***** The data

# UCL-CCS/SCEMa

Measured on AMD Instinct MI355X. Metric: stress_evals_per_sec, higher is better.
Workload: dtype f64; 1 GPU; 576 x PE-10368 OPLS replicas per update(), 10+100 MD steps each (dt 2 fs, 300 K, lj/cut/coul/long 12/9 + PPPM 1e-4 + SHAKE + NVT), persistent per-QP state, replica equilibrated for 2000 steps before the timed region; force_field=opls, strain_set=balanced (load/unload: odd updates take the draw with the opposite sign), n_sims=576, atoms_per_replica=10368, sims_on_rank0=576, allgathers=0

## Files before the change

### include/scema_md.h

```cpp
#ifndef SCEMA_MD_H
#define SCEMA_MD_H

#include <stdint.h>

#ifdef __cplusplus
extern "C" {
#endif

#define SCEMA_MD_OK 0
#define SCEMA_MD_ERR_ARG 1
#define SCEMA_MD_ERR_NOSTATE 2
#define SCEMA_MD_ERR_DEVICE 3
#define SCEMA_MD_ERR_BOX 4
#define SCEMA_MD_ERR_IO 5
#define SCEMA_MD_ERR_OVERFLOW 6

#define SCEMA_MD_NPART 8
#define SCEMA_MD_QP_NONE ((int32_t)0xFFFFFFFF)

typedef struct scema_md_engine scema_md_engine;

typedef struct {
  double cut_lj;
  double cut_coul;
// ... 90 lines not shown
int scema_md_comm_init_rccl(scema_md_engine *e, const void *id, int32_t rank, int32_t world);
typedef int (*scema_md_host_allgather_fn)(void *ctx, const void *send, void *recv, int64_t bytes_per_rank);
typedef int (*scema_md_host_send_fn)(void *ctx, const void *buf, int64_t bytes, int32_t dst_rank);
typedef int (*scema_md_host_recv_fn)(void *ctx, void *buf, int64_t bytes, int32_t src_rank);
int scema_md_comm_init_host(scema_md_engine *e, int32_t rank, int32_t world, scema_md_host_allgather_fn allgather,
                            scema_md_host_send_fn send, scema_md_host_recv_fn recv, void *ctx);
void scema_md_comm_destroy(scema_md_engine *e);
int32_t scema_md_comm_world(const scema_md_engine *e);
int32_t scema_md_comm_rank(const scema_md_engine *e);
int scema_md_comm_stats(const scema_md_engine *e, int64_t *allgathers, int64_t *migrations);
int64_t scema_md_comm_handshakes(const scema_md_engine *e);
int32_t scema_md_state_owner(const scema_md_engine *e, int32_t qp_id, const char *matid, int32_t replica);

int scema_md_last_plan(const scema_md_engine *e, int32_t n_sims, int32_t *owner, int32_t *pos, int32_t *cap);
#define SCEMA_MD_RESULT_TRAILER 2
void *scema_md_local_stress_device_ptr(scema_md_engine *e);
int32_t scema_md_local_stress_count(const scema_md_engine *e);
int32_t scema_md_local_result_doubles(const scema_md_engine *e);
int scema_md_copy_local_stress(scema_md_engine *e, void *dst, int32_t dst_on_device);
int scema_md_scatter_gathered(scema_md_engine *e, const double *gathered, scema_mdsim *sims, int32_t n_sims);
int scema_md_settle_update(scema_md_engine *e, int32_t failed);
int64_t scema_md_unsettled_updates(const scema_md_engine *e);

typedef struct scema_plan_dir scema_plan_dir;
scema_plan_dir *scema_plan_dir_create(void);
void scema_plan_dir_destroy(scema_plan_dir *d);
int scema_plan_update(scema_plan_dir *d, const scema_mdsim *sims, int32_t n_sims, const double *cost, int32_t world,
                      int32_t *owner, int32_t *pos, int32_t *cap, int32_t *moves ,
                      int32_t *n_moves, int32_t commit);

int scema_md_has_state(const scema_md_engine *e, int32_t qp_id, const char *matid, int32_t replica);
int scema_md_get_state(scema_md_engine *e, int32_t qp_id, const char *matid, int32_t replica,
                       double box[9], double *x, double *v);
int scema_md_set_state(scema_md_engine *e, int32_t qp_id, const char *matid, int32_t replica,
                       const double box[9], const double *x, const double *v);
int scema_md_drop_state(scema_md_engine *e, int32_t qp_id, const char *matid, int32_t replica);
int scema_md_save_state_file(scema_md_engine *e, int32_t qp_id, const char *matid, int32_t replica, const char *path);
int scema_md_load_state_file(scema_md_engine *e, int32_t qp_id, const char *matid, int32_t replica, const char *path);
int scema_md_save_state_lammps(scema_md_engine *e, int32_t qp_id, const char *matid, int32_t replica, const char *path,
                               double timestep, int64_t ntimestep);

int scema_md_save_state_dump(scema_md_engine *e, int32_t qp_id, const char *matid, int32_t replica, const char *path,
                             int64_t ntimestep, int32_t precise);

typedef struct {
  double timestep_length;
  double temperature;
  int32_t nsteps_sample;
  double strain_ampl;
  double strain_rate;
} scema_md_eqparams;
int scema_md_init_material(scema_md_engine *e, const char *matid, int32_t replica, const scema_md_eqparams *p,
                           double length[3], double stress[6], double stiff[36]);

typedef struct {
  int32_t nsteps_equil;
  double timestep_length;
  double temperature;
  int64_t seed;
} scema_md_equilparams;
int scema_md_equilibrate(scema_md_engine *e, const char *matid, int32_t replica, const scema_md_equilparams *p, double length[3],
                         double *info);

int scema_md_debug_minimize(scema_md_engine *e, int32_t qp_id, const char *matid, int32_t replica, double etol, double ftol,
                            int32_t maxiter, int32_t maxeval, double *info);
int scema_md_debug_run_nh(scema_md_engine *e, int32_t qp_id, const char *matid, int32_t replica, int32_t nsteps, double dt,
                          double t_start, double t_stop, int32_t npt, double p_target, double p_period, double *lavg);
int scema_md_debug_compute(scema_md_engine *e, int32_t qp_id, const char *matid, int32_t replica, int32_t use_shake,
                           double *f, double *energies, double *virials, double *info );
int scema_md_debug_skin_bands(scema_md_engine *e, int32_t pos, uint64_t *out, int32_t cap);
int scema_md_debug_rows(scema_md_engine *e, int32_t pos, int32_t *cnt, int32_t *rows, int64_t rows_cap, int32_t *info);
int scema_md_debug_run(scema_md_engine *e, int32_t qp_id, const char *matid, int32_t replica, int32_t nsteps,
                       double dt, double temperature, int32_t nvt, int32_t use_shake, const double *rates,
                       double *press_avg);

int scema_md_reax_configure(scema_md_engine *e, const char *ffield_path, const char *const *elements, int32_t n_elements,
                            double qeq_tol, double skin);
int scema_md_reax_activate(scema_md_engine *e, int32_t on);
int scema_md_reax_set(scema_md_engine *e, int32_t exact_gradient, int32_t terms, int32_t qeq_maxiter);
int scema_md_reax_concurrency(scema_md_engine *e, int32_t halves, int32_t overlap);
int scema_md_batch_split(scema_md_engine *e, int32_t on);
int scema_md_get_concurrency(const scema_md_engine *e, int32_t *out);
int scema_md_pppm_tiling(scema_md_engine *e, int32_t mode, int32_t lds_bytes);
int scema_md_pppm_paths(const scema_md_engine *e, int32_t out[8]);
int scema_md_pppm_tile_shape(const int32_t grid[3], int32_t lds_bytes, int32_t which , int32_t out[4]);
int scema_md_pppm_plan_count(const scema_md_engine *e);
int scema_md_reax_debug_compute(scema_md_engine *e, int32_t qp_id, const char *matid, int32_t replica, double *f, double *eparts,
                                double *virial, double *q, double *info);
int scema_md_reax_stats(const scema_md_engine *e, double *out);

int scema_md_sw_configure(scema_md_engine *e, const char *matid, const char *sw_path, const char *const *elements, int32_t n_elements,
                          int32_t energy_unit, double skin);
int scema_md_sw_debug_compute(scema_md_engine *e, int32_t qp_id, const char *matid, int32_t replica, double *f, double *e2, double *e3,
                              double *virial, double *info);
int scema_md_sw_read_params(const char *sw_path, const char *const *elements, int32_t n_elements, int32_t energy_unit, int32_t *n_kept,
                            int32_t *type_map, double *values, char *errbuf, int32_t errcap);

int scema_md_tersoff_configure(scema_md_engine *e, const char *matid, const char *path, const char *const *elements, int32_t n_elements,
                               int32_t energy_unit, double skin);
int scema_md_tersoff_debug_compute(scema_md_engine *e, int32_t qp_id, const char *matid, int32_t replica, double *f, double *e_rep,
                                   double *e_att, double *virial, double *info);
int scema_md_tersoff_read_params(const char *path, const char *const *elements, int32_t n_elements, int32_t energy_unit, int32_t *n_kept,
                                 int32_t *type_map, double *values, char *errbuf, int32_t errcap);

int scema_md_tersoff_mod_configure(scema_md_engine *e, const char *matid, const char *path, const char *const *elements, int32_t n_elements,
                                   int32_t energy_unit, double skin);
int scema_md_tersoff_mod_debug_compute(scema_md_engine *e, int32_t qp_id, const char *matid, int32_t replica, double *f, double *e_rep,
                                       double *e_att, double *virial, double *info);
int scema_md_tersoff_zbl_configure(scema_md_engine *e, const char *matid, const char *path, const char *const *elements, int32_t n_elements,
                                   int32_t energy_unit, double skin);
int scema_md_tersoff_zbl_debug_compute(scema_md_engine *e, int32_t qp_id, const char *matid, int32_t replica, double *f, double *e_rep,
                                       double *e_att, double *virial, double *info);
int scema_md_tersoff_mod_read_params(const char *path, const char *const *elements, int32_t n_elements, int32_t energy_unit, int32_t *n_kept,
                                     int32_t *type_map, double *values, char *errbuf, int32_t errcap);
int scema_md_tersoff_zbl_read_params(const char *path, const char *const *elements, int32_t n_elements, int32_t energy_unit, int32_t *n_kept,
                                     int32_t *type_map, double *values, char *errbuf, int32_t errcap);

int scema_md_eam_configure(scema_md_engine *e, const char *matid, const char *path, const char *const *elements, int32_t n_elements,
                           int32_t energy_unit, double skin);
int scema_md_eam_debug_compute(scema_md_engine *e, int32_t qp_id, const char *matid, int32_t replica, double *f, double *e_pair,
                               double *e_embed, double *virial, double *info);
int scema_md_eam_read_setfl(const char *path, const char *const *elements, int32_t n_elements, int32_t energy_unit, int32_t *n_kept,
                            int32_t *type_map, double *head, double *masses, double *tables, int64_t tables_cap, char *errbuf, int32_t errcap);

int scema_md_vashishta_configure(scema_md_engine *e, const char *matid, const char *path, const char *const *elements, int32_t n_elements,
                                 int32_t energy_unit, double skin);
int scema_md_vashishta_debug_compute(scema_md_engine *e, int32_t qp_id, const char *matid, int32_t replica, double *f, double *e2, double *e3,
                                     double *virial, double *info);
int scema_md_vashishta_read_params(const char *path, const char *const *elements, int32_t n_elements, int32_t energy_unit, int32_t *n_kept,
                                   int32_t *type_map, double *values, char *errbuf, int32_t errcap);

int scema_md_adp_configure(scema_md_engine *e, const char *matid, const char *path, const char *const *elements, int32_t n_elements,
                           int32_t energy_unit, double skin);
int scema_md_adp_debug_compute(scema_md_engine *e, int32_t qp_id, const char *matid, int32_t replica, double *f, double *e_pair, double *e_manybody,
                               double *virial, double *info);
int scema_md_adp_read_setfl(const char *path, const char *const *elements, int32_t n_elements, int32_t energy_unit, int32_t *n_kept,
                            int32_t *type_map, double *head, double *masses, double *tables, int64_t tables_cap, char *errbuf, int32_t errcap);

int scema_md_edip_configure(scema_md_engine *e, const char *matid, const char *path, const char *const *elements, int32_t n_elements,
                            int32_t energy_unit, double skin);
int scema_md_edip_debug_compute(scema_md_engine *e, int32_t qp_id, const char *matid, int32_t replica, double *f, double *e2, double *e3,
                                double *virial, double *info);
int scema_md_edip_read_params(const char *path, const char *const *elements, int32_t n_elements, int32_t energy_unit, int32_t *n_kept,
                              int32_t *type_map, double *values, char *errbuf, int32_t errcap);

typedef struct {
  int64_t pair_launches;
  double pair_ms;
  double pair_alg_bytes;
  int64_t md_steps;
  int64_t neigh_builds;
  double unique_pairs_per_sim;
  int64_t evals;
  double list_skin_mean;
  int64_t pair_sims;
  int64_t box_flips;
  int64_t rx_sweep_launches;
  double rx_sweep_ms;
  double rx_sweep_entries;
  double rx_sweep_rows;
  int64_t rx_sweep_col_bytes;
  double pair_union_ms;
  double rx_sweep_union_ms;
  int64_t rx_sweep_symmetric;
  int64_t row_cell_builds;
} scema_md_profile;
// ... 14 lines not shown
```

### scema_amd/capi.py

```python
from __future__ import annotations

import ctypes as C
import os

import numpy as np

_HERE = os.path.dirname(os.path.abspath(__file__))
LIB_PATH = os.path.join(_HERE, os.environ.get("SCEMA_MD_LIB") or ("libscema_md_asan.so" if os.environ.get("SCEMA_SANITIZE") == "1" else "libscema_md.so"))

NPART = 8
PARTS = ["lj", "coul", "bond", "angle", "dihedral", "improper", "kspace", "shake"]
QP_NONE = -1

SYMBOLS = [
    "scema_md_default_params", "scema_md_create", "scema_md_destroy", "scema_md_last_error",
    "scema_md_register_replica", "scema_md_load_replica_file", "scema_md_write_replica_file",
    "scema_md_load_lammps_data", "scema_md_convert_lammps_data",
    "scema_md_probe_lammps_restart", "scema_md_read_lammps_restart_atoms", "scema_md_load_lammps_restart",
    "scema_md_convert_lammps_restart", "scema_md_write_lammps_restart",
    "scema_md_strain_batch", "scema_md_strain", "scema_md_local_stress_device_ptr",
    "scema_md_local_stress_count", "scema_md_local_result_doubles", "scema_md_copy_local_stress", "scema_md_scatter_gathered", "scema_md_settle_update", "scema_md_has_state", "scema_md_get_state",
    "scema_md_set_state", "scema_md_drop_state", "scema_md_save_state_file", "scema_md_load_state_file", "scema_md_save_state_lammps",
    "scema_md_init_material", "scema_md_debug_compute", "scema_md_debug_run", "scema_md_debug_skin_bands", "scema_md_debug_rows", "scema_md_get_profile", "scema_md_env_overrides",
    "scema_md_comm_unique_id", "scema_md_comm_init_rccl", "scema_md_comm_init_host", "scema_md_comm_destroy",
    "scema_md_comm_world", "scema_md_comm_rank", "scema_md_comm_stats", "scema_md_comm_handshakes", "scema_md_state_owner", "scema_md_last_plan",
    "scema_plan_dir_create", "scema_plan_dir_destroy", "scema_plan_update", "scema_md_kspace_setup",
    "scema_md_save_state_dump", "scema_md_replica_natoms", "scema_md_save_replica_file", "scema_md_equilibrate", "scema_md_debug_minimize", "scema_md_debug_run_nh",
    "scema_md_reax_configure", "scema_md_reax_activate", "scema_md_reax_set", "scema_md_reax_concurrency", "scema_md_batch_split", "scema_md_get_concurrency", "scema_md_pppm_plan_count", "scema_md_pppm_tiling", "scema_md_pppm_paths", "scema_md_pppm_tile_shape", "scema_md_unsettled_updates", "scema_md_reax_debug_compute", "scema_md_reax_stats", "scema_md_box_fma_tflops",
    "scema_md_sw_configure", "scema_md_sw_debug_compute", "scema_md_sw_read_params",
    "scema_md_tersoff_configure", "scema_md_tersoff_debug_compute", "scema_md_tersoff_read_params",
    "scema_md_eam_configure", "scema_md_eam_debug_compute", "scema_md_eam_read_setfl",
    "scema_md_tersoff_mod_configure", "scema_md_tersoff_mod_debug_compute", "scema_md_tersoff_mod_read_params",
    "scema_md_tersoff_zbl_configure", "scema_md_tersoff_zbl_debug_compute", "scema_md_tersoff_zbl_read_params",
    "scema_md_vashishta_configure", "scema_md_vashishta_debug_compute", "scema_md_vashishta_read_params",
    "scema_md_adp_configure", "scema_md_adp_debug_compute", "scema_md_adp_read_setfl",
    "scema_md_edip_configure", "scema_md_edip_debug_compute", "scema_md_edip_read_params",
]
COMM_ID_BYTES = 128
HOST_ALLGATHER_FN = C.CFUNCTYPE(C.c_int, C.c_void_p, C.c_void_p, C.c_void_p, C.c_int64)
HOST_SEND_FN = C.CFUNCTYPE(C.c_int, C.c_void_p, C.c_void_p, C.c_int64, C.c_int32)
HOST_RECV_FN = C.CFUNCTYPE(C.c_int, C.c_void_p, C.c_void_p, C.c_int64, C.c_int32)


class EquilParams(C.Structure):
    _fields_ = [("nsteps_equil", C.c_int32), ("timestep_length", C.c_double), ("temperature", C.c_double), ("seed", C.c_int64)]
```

**********

→ **Required action**: "allgathers" is the word to look for; copy every line of the data that has it.

→ **Output of the exercise**:
Workload: dtype f64; 1 GPU; 576 x PE-10368 OPLS replicas per update(), 10+100 MD steps each (dt 2 fs, 300 K, lj/cut/coul/long 12/9 + PPPM 1e-4 + SHAKE + NVT), persistent per-QP state, replica equilibrated for 2000 steps before the timed region; force_field=opls, strain_set=balanced (load/unload: odd updates take the draw with the opposite sign), n_sims=576, atoms_per_replica=10368, sims_on_rank0=576, allgathers=0
int scema_md_comm_stats(const scema_md_engine *e, int64_t *allgathers, int64_t *migrations);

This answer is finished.